*** EXERCISE DATA Section Begins ***

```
__device__ __forceinline__ void order_radix_sort(unsigned long long *s_key, int n2, int HW)
{
    const int lane = threadIdx.x & 63, wave = threadIdx.x >> 6;
    const int G = n2 >> 6;
    unsigned long long *s_b = s_key + ((order_key_slot(n2) + 1) & ~1);
    unsigned short *s_cnt = reinterpret_cast<unsigned short *>(s_b + n2);
    unsigned *s_wtot = reinterpret_cast<unsigned *>(s_cnt + 256 * G);
    constexpr int kRounds = kOrderRadixMaxKeys / 64 / 16;
    const unsigned long long lt = (1ull << lane) - 1ull;
#pragma unroll 1
    for (int pass = 0; pass < 4; ++pass) {
        const bool fwd = (pass & 1) == 0;
        for (int i = threadIdx.x; i < 128 * G; i += blockDim.x) reinterpret_cast<unsigned *>(s_cnt)[i] = 0u;
        unsigned long long key[kRounds];
        int dgt[kRounds], rank[kRounds], cnt[kRounds];
#pragma unroll
        for (int r = 0; r < kRounds; ++r) {
            const int g = wave + 16 * r;
            dgt[r] = rank[r] = cnt[r] = 0;
            key[r] = 0ull;
            if (g < G) {
                const int i = g * kWave + lane;
                unsigned long long k = fwd ? s_key[order_key_slot(i)] : s_b[i];
                if (pass == 0) {
                    k = (i < HW) ? (unsigned long long)__longlong_as_double((long long)k) : ((0xFFFFFFFFull << 14) | (unsigned)i);
                }
                key[r] = k;
                const int d8 = (int)(k >> (14 + 8 * pass)) & 255;
                unsigned long long peers = ~0ull;
#pragma unroll
                for (int b = 0; b < 8; ++b) {
                    const bool bit = (d8 >> b) & 1;
                    const unsigned long long bal = __builtin_amdgcn_ballot_w64(bit);
                    peers &= bit ? bal : ~bal;
                }
                dgt[r] = d8;
                rank[r] = __popcll(peers & lt);
                cnt[r] = __popcll(peers);
            }
        }
        __syncthreads();
#pragma unroll
        for (int r = 0; r < kRounds; ++r) {
            const int g = wave + 16 * r;
            if (g < G && rank[r] == 0) s_cnt[dgt[r] * G + g] = (unsigned short)cnt[r];
        }
        __syncthreads();
        switch (G) {
        case 64: order_radix_scan<16>(s_cnt, s_wtot); break;
        case 32: order_radix_scan<8>(s_cnt, s_wtot); break;
        case 16: order_radix_scan<4>(s_cnt, s_wtot); break;
        case 8: order_radix_scan<2>(s_cnt, s_wtot); break;
        default: order_radix_scan<1>(s_cnt, s_wtot); break;
        }
        __syncthreads();
#pragma unroll
        for (int r = 0; r < kRounds; ++r) {
            const int g = wave + 16 * r;
            if (g < G) {
                const int pos = (int)s_cnt[dgt[r] * G + g] + rank[r];
                if (pass == 3) {
                    const int pix = (int)(key[r] & 0x3FFFull);
                    s_key[order_key_slot(pos)] = (pix < HW) ? order_key((unsigned)(key[r] >> 14), pix) : kOrderPadKey;
                } else if (fwd) {
                    s_b[pos] = key[r];
                } else {
                    s_key[order_key_slot(pos)] = key[r];
                }
            }
        }
        __syncthreads();
    }
}

__global__ __launch_bounds__(256) void tile_keys_kernel(const EtLayerDesc d, const float *__restrict__ xs,
                                                        const float *__restrict__ ys, const float *__restrict__ cam_all,
                                                        int perm_stride, unsigned long long *__restrict__ keys,
                                                        float4 *__restrict__ segs_pix, int *__restrict__ zero_word)
{
    const int HW = d.H * d.W;
    const int blocks_per_pair = (HW + (int)blockDim.x - 1) / (int)blockDim.x;
    const int n = blockIdx.x / blocks_per_pair, j = (blockIdx.x - n * blocks_per_pair) * blockDim.x + threadIdx.x;
    if (zero_word && blockIdx.x == 0 && threadIdx.x < 10 && threadIdx.x != 1) zero_word[threadIdx.x] = 0;
    if (j >= HW) return;
    const float *cam = cam_all + (size_t)n * ET_CAM_STRIDE;
    const float cx = 0.5f * (d.xmin + d.xmax), cy = 0.5f * (d.ymin + d.ymax);
    const float rmax = 0.5f * sqrtf((d.xmax - d.xmin) * (d.xmax - d.xmin) + (d.ymax - d.ymin) * (d.ymax - d.ymin)) + 1.f;
    const float kPi = 3.14159265358979f;
    float th0 = atan2f(cy - cam[25], cx - cam[24]);
    if (!(fabsf(th0) <= 4.f)) th0 = 0.f;
    const int h = j / d.W, w = j - h * d.W;
    const et::Segment seg = et::epipolar_segment(d, cam, xs[w], ys[h]);
    unsigned k32 = 0xFFFFFFFFu;
    if (seg.vx != 0.f || seg.vy != 0.f) {
        float th = atan2f(seg.vy, seg.vx);
        if (th < 0.f) th += kPi;
        if (th >= kPi) th -= kPi;
        float sn, cs;
        sincosf(th, &sn, &cs);
        const float rho = (seg.sy - cy) * cs - (seg.sx - cx) * sn;
        float tk = th - th0 + 0.5f * kPi;
        tk -= kPi * floorf(tk * (1.f / kPi));
        const int tb = min(16383, max(0, (int)(tk * (16384.f / kPi))));
        const int rq = min(65535, max(0, (int)((rho / rmax * 0.5f + 0.5f) * 65535.f)));
        k32 = ((unsigned)tb << 16) | (unsigned)rq;
    }
    keys[(size_t)n * 2 * perm_stride + j] = order_key(k32, j);
    segs_pix[(size_t)n * HW + j] = make_float4(seg.sx, seg.sy, seg.vx, seg.vy);
}

__global__ __launch_bounds__(1024) void tile_order_kernel(const EtLayerDesc d, int n2, int perm_stride,
                                                          const unsigned long long *__restrict__ keys,
                                                          const float4 *__restrict__ segs_pix, int *__restrict__ perm,
                                                          const float *__restrict__ fref = nullptr,
                                                          const float *__restrict__ fsrc = nullptr,
                                                          float *__restrict__ scales = nullptr,
                                                          float4 *__restrict__ segs = nullptr,
                                                          float4 *__restrict__ band = nullptr,
                                                          float4 *__restrict__ clear = nullptr, size_t clear_vec4 = 0)
{
    extern __shared__ unsigned long long s_key[];
    if (blockIdx.x >= (unsigned)d.N) {
        const size_t nblk = gridDim.x - d.N, first = (size_t)(blockIdx.x - d.N) * blockDim.x + threadIdx.x;
        for (size_t i = first; i < clear_vec4; i += nblk * blockDim.x) clear[i] = make_float4(0.f, 0.f, 0.f, 0.f);
        return;
    }
    const int n = blockIdx.x;
    const int HW = d.H * d.W;
    const int wave = threadIdx.x >> 6, lane = threadIdx.x & 63;
    float m[2] = {0.f, 0.f};
    if (scales) {
        const int pstep = max(1, HW / 64);
        for (int which = 0; which < 2; ++which) {
            const float4 *map = reinterpret_cast<const float4 *>((which ? fsrc : fref) + (size_t)n * HW * d.C);
            for (int k = wave; k < 64; k += 16) {
                const int pix = min(k * pstep, HW - 1);
                const float4 v = map[(size_t)pix * (d.C >> 2) + (lane % (d.C >> 2))];
                m[which] = fmaxf(m[which], fmaxf(fmaxf(fabsf(v.x), fabsf(v.y)), fmaxf(fabsf(v.z), fabsf(v.w))));
            }
        }
    }
    for (int j = threadIdx.x; j < n2; j += blockDim.x)
        s_key[order_key_slot(j)] = (j < HW) ? keys[(size_t)n * 2 * perm_stride + j] : kOrderPadKey;
    __syncthreads();
    if (order_uses_radix(n2)) {
        order_radix_sort(s_key, n2, HW);
    } else {
    for (int k = 2; k <= n2; k <<= 1) {
        int jj = k >> 1;
        while (jj > 0) {
            if (jj >= 4) {
                order_sort_round<3>(s_key, n2, k, jj);
                jj >>= 3;
            } else if (jj == 2) {
                order_sort_round<2>(s_key, n2, k, jj);
                jj = 0;
            } else {
                order_sort_round<1>(s_key, n2, k, jj);
                jj = 0;
            }
        }
    }
    }
    const float4 *pair_segs = segs_pix + (size_t)n * HW;
    for (int j = threadIdx.x; j < perm_stride; j += blockDim.x) {
        const int pix = (j < HW) ? order_key_pixel(s_key[order_key_slot(j)]) : -1;
        perm[(size_t)n * perm_stride + j] = pix;
        if (segs) segs[(size_t)n * perm_stride + j] = pix >= 0 ? pair_segs[pix] : make_float4(0.f, 0.f, 0.f, 0.f);
    }
    if (band) {
        auto line_of = [&](const float4 &v, bool force, bool xm_in, float &a, float &b, bool &xm) -> bool {
            et::Segment sg;
            sg.sx = v.x; sg.sy = v.y; sg.vx = v.z; sg.vy = v.w;
            float nx0, ny0, nx1, ny1;
            et::sample_location<false>(d, sg, 0.f, et::Pow2Recips(), nx0, ny0);
            et::sample_location<false>(d, sg, 1.f, et::Pow2Recips(), nx1, ny1);
            const float x0 = et::unnormalize(nx0, d.W, d.align_corners), y0 = et::unnormalize(ny0, d.H, d.align_corners);
            const float dx = et::unnormalize(nx1, d.W, d.align_corners) - x0;
            const float dy = et::unnormalize(ny1, d.H, d.align_corners) - y0;
            xm = force ? xm_in : fabsf(dx) >= fabsf(dy);
            a = b = 0.f;
            if (xm) {
                if (dx != 0.f) b = dy / dx;
                else if (force) return false;
                a = y0 - b * x0;
            } else {
                if (dy == 0.f) return false;
                b = dx / dy;
                a = x0 - b * y0;
            }
            return fabsf(a) < 1e6f && fabsf(b) <= 4.f;
        };
        for (int t = threadIdx.x; t < perm_stride / kTilePix; t += blockDim.x) {
            const int j = t * kTilePix;
            const int pix = (j < HW) ? order_key_pixel(s_key[order_key_slot(j)]) : -1;
            float a = 0.f, b = 0.f, xmaj = 1.f;
            if (pix >= 0) {
                const float4 v = pair_segs[pix];
                bool xm = true;
                if ((v.z != 0.f || v.w != 0.f) && line_of(v, false, true, a, b, xm)) {
                    xmaj = xm ? 1.f : 0.f;
                    float4 vl = v;
                    for (int jj = min(j + kTilePix, HW) - 1; jj > j; --jj) {
                        const float4 c = pair_segs[order_key_pixel(s_key[order_key_slot(jj)])];
                        if (c.z != 0.f || c.w != 0.f) {
                            vl = c;
                            break;
                        }
                    }
                    float a2, b2;
                    bool xm2;
                    if (line_of(vl, true, xm, a2, b2, xm2)) {
                        const float ulo = -1.f, uhi = (float)(xm ? d.W : d.H);
                        const float m0 = fminf(a + b * ulo, a2 + b2 * ulo), m1 = fminf(a + b * uhi, a2 + b2 * uhi);
                        b = (m1 - m0) / (uhi - ulo);
                        a = m0 - b * ulo;
                    }
                    if (!(fabsf(a) < 1e6f)) a = 0.f, b = 0.f;
                } else {
                    a = 0.f, b = 0.f;
                }
            }
            band[(size_t)n * (perm_stride / kTilePix) + t] = make_float4(a, b, xmaj, 0.f);
        }
    }
    if (scales) {
        __syncthreads();
        float *s_red = reinterpret_cast<float *>(s_key);
        for (int which = 0; which < 2; ++which) {
            for (int o = 32; o >= 1; o >>= 1) m[which] = fmaxf(m[which], __shfl_xor(m[which], o));
            if (lane == 0) s_red[which * 16 + wave] = m[which];
        }
        __syncthreads();
        if (threadIdx.x < 2) {
            float mx = 0.f;
            for (int w = 0; w < 16; ++w) mx = fmaxf(mx, s_red[threadIdx.x * 16 + w]);
            int e = 0;
            float sc = 1.f;
            if (mx > 0.f && mx < 3e38f) {
                frexpf(mx, &e);
                e = min(60, max(-60, 11 - e));
                sc = ldexpf(1.f, e);
            }
            scales[n * 4 + threadIdx.x * 2] = sc;
            scales[n * 4 + threadIdx.x * 2 + 1] = 1.f / sc;
// ... 917 lines not shown
```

*** EXERCISE DATA Section Ends ***

ABOUT THIS EXERCISE |
Copy out every line in the records where the word "nullptr" is found.

SOLVED EXERCISE |
                                                          const float *__restrict__ fref = nullptr,
                                                          const float *__restrict__ fsrc = nullptr,
                                                          float *__restrict__ scales = nullptr,
                                                          float4 *__restrict__ segs = nullptr,
                                                          float4 *__restrict__ band = nullptr,
                                                          float4 *__restrict__ clear = nullptr, size_t clear_vec4 = 0)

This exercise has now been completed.